Tengo un motorreductor mattke [CD (+24V) MAM24/050P4I36------135154, es toda la inf. q tengo]. Para el cambio de giro usé un L298N y para el control de velocidad uso un PWM [una DAQ ni (tarjeta de adquisición de datos de National Instrument) y programación G (en LabVIEW)], tambien sus respectivos reguladores de voltaje, diodos (1N4004) y compuertas analogicas (NAND) como protección y requerimientos. 

Cuando hice la primera prueba, todo marcho bajo control, pero en las pruebas posteriores ya no jalo, la verdad creo que me lo heche. 

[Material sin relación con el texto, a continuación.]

+                __builtin_amdgcn_sched_barrier(0);
+              }
+            }
+          }
+        }
+      }
+      if (AASR_PL_PRIO > 0) __builtin_amdgcn_s_setprio(0);
+      PL_TRACE(0);
+      if (t > t_begin) commit(P, mask_prev >> 4 & 0xfu, ez, ez);
+      PL_TRACE(1);
+      matrix_prio(1);
+      {
+        int mi = 0;
+#pragma unroll
+        for (int j = 0; j < NK16; j++) {
+          ring_ahead(t, tn, NK16 + j);
+          __builtin_amdgcn_sched_barrier(0);
+#pragma unroll
+          for (int grp = 0; grp < NS; grp++) {
+            const int sp = NS - 1 - grp;
+#pragma unroll
+            for (int c = 0; c <= grp; c++) {
+              const int sb = grp - c;
+#pragma unroll
+              for (int nb = 0; nb < 2; nb++) {
+                if (j == 0 && grp == 0 && c == 0) {
+                  const f32x16 z = {0};
+                  if (nb == 0) cB0 = mfma_split<NS>(ring[j][sp], bq[j][sb][0], z);
+                  else cB1 = mfma_split<NS>(ring[j][sp], bq[j][sb][1], z);
+                } else {
+                  if (nb == 0) cB0 = mfma_split<NS>(ring[j][sp], bq[j][sb][0], cB0);
+                  else cB1 = mfma_split<NS>(ring[j][sp], bq[j][sb][1], cB1);
+                }
+#pragma unroll
+                for (int k = mi * 32 / MPH; k < (mi + 1) * 32 / MPH; k++) epi_step(k, 0, cA0, cA1, 0ull, P);
+                mi++;
+                __builtin_amdgcn_sched_barrier(0);
+              }
+            }
+          }
+        }
+      }
+      if (AASR_PL_PRIO > 0) __builtin_amdgcn_s_setprio(0);
+      PL_TRACE(2);
+#ifdef AASR_PL_TRACE
+      tr_tiles++;
+#endif
+      commit(P, mask_cur & 0xfu, ez, ez);
+      mask_prev = mask_cur;
+      {
+        const unsigned w = (unsigned)__builtin_amdgcn_readfirstlane((int)mask_v);
+        mask_cur = ((t + 1) & 1) ? w >> 16 : w & 0xffffu;
+      }
+    }
+    if (t_begin < t_end) {
+      float P[2][4];
+#pragma unroll
+      for (int k = 0; k < 32; k++) epi_step(k, 1, cB0, cB1, 0ull, P);
+      commit(P, mask_prev >> 4 & 0xfu, ez, ez);
+    }
+#ifdef AASR_PL_TRACE
+    if ((int)blockIdx.x == AASR_PL_TRACE_BLOCK && lane == 0) {
+      PL_TRACE(4);
+      tr_acc[7] = tr_prev - tr_t0;
+      for (int k = 0; k < 8; k++) g_pl_trace[wave & 7][k] = tr_acc[k];
+      g_pl_trace[wave & 7][8] = tr_tiles;
+      g_pl_trace[wave & 7][9] = 0;
+      g_pl_trace[wave & 7][10] = 0;
+    }
+#endif
+    return;
+  }
+
   int lane_zero = 0;
   asm volatile("" : "+v"(lane_zero));
   f32x16 cA0 = {0}, cA1 = {0}, cB0 = {0}, cB1 = {0};
@@ -1451,6 +1592,32 @@
 #endif
 }
 
+template <int NK16, bool GROUPED, bool CL, bool WIDE, int NS, bool MAPPED = false, bool PGF = false, bool HYB = false>
+__global__ __launch_bounds__(WIDE ? 512 : 256, WIDE ? 1 : 2) void k_gmm_diag_score_pl(
+    const float *__restrict__ frames, int64_t F, int dim, const float *__restrict__ pivot,
+    const uint16_t *__restrict__ apack, const int32_t *__restrict__ split_row,
+    const uint16_t *__restrict__ close_mask, const int32_t *__restrict__ sid, int sid_stride,
+    float *__restrict__ out, int64_t S, int64_t pitch, float ref_ln, int dbg, ClusterArgs cl,
+    const u32x4 *__restrict__ fop, CutPlan plan, PivotGroups pg) {
+  pl_score_body<NK16, GROUPED, CL, WIDE, NS, MAPPED, PGF, HYB, false>(frames, F, dim, pivot, apack, split_row, close_mask, sid,
+                                                                     sid_stride, out, S, pitch, ref_ln, dbg, cl, fop, plan, pg);
+}
+
+template <int NK16, bool WIDE>
+struct PlDtv {
+  static constexpr int kSmemBytes = (WIDE ? 8 : 4) * PlSmem<NK16, true, WIDE, 2>::kOutFloatsPerWave * 4;
+};
+template <int NK16, bool WIDE>
+__global__ __launch_bounds__(WIDE ? 512 : 256, WIDE ? 1 : 2) void k_gmm_diag_score_pl_dtv(
+    const float *__restrict__ frames, int64_t F, int dim, const float *__restrict__ pivot,
+    const uint16_t *__restrict__ apack, const int32_t *__restrict__ split_row,
+    const uint16_t *__restrict__ close_mask, const int32_t *__restrict__ sid, int sid_stride,
+    float *__restrict__ out, int64_t S, int64_t pitch, float ref_ln, int dbg, ClusterArgs cl,
+    const u32x4 *__restrict__ fop, CutPlan plan, PivotGroups pg) {
+  pl_score_body<NK16, true, false, WIDE, 2, false, false, false, true>(frames, F, dim, pivot, apack, split_row, close_mask, sid,
+                                                                       sid_stride, out, S, pitch, ref_ln, dbg, cl, fop, plan, pg);
+}
+
 template <int NS>
 __global__ __launch_bounds__(256) void k_frame_operand(const float *__restrict__ frames, int64_t F, int dim,
                                                        const float *__restrict__ pivot, const float *__restrict__ f16tab,
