int mdb_unet_set_dropout(mdb_unet* net, float p, unsigned long long seed);
int mdb_unet_backward(mdb_unet* net, const float* dout, float* grads, long long grads_numel, int batch, int accumulate,
                      void* stream);
int mdb_unet_grad_offset(mdb_unet* net, const char* name, long long* offset);
int mdb_unet_backward_input(mdb_unet* net, const float* dout, float* dx, float* grads, long long grads_numel, int batch,
                            int accumulate, void* stream);
int mdb_unet_grad_ready(mdb_unet* net, const char* name, int* n_launches);
int mdb_unet_backward_marked(mdb_unet* net, const float* dout, float* grads, long long grads_numel, int batch,
                             int accumulate, const int* mark_steps, void* const* mark_events, int n_marks, void* stream);
int mdb_unet_debug_stats(mdb_unet* net, long long* host_out, long long capacity, long long* count);
int mdb_unet_train_info(mdb_unet* net, double* bwd_flops_per_sample, int* n_bwd_steps, long long* total_param_numel);
int mdb_unet_profile_backward(mdb_unet* net, const float* dout, float* grads, int batch, void* stream, char* names_buf,
                              int names_len, float* ms, int max_steps, int* n_steps);

int mdb_fingerprint(const void* const* ptrs_dev, const long long* numels_dev, int n, unsigned long long* out_dev,
                    void* stream);

typedef struct mdb_sampler_cond {
  const float* partial;
  long long partial_bstride;
  const float* partial_mask;
  long long mask_bstride;
  int channel;
  float mean_coef, std;
  const float* noise;
} mdb_sampler_cond;

int mdb_sampler_update(const float* eps, float* x, float* x_mean, const float* noise, const float* mask, float beta,
                       float std, long long voxels, int channels, int batch, unsigned long long seed,
                       unsigned long long offset, const mdb_sampler_cond* cond , void* stream);
int mdb_sampler_run(mdb_unet* net, float* x, float* x_mean, const float* mask, const float* labels,
                    const float* betas, const float* stds, int n_steps, int batch, unsigned long long seed,
                    float* eps_buf, float* labels_buf, int step0, const mdb_sampler_cond* cond ,
                    const float* cond_mean_coefs, const float* cond_stds, int cond_until, void* stream);

typedef struct mdb_solver_step {
  float label;
  float sigma, inv_alpha;
  float c_x, c_0, c_1, c_z;
  float cond_coef, cond_std;
} mdb_solver_step;

int mdb_solver_update(const float* eps, float* x, float* x0_hist, const float* mask, const mdb_solver_step* step,
                      long long voxels, int channels, int batch, const float* noise ,
                      unsigned long long seed, unsigned long long offset, const mdb_sampler_cond* cond ,
                      void* stream);
int mdb_solver_run(mdb_unet* net, float* x, float* x0_hist, const float* mask, const mdb_solver_step* steps, int n_steps,
                   int batch, unsigned long long seed, float* eps_buf, float* labels_buf, int step0,
                   const mdb_sampler_cond* cond , int cond_until, void* stream);

int mdb_ddpm_loss(const float* pred, const float* noise, const float* mask, double mask_sum, float* loss_out,
                  float* grad_pred, double* scratch, int batch, int channels, long long voxels, void* stream);
int mdb_ddpm_perturb(const float* x0, const float* noise, const float* mask, const float* sqrt_ac,
                     const float* sqrt_1mac, float* out, int batch, int channels, long long voxels, void* stream);
int mdb_chunk_elems(void);
int mdb_grad_clip_coef(const float* const* grads_dev, const long long* numels_dev, const int* chunks_dev, int n_chunks,
                       float max_norm, float* coef_out, float* total_norm_out, double* scratch, void* stream);
int mdb_adam_ema_step(float* const* params_dev, const float* const* grads_dev, float* const* exp_avg_dev,
                      float* const* exp_avg_sq_dev, float* const* ema_dev, const long long* numels_dev,
                      const int* chunks_dev, int n_chunks, float lr, float beta1, float beta2, float eps,
                      float weight_decay, int step, const float* clip_coef_dev, float ema_decay, void* stream);
int mdb_ema_update(float* const* ema_dev, const float* const* params_dev, const long long* numels_dev,
                   const int* chunks_dev, int n_chunks, float ema_decay, void* stream);

int mdb_allreduce_grads(void* nccl_comm, float* grads, long long numel, int world_size, void* stream);

int mdb_conv3d(const void* x, int batch, int cin, int z, int y_, int x_, const float* w, const float* bias, int cout,
               int ksize, int stride, void* out, const float* rowbias, const void* residual, long long* stats,
               int precision, void* stream);
int mdb_groupnorm_act(const void* x, const long long* stats, const float* gamma, const float* beta, void* y, int batch,
                      long long voxels, int channels, int silu, int precision, void* stream);

int mdb_conv3d_backward(const void* dy, const void* x, const float* w, int batch, int cin, int cout, int z, int y_,
                        int x_, int ksize, int stride, float* dw, void* dx, void* stream);
int mdb_conv3d_backward_prec(const void* dy, const void* x, const float* w, int batch, int cin, int cout, int z, int y_,
                             int x_, int ksize, int stride, float* dw, void* dx, int precision, void* stream);
int mdb_groupnorm_act_backward(const void* x, const long long* stats, const float* gamma, const float* beta,
                               void* da, const void* add, void* dx, float* dgamma, float* dbeta, int batch,
                               long long voxels, int channels, int silu, float dropout_p, unsigned long long seed,
                               void* stream);
int mdb_groupnorm_act_backward_prec(const void* x, const long long* stats, const float* gamma, const float* beta,
                                    void* da, const void* add, void* dx, float* dgamma, float* dbeta, int batch,
                                    long long voxels, int channels, int silu, float dropout_p, unsigned long long seed,
                                    int precision, void* stream);

int mdb_marching_tets_prepare(const int* tets_host, int n_tets, int n_verts, int max_batch, void** handle);
void mdb_marching_tets_destroy(void* handle);
int mdb_marching_tets_info(void* handle, int* n_edges, int* uv_grid_n);
int mdb_marching_tets_uvs(void* handle, float* uvs, void* stream);
int mdb_marching_tets_count(void* handle, const float* sdf, int batch, int* counts_host, void* stream);
int mdb_marching_tets_extract(void* handle, const float* pos, long long pos_batch_stride, const float* sdf, int batch,
                              float* verts, long long* faces, long long* uv_idx, long long* face_to_tet,
                              long long* valid_vert_idx, const long long* vert_off, const long long* face_off,
                              const long long* vv_off, void* stream);
int mdb_marching_tets_vertex_ids(void* handle, int batch, unsigned* out, void* stream);
int mdb_marching_tets_backward(void* handle, const float* pos, long long pos_batch_stride, const float* sdf, int batch,
                               const unsigned* vertex_ids, const float* grad_verts, const long long* vert_off,
                               float* grad_pos, float* grad_sdf, void* stream);

int mdb_mesh_auto_normals(const float* v_pos, const long long* faces, int n_verts, int n_faces, float* v_nrm, float* f_nrm,
                          long long* scratch, void* stream);
int mdb_mesh_compute_tangents(const float* v_pos, const long long* t_pos_idx, const float* v_tex, const long long* t_tex_idx,
                              const float* v_nrm, const long long* t_nrm_idx, int n_nrm, int n_faces, float* v_tng,
                              long long* scratch, void* stream);

int mdb_mesh_sample_points(const float* verts, const long long* faces, const long long* vert_off, const long long* face_off,
                           int n_meshes, int n_points, const float* uniforms, unsigned long long seed, long long first_id,
                           double* cdf, float* points, int* n_written, void* stream);
int mdb_chamfer_matrix(const float* A, int nA, int N, const float* B, int nB, int M, double* out, void* stream);
int mdb_emd_matrix(const float* A, int nA, const float* B, int nB, int N, float eps, double* out, double* gap, void* stream);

Entonces quise probar el sistema, solo con el motor y un puente h, sin el uso del pwm. El puente que use es el L293B conectado como lo muestra la datasheet, lo unico que he conseguido es, que al activar un sentido, el motor se activa pero no gira, y viceversa cuando activo el otro sentido. Creo que le hace falta corriente? dado que uso una fuente de 1A. El voltaje de salida si lo da. Lo chistoso fue que si jalo la 1a vez que lo probe con el L298N con la misma fuente. 

Si tiene algun aporte que me sirva, aunque sea solo para hacer girar el motor de CD, me sería de gran ayuda... No encuentro información alguna del motor pero creo que funciona con mas Amperaje. 

Si quieren ver mi circuito, digan y subo la foto....


----------



## karl

a ver si entendi br1, tu puente H solo, en la segunda prueba hace que el motor se "active" en un sentido pero no "gire", ¿te refieres a que se calienta, vibra, jala corriente?, y en el otro sentido pasa lo contrario "gira" pero no se "activa"... en ese caso puede ser un daño en el motor (como un bloqueo en el eje), que no deje que el motor se mueva en un sentido, obvio se va a calentar y a vibrar ya que esta forzandose.

Para descartar daños en el puente H, haz la prueba conectando el motor directo a la fuente, en un sentido y el otro, y despues el puente, usando un multimetro en vez del motor (te debe marcar voltaje en las salidas, y con una resistencia de unos 480 ohm a 12 watt (dos focos automotrices tal vez) en serie con el multi, puedes medir la corriente que pasa, de esa forma pruebas tu puente y tu motor, y sabes a cual de los dos se le escapo el humo.

Para determinar el amperaje del motor agarra un par de baterias plomo acido (o una fuente que te pueda dar unos 10 amperes), y conectalas de tal forma que te den el voltaje que el motor necesita, despues traba la flecha y mide el amperaje con el multi (como en el inciso anterior, pero sin los focos)

el L298 es comparable al L293 (nada mas cambia la forma, de PDIP a "peineta" y el amperaje, hasta un amp), pero maneja niveles TTL en sus entradas.


----------



## br1

Hola karl. Cuando activo cualquiera de los 2 sentidos del puente h, el motor se escucha que se energiza pero no gira en ningun sentido, solo se escucha muy quedito que esta jalando corriente y no se mueve, no se calienta y no vibra.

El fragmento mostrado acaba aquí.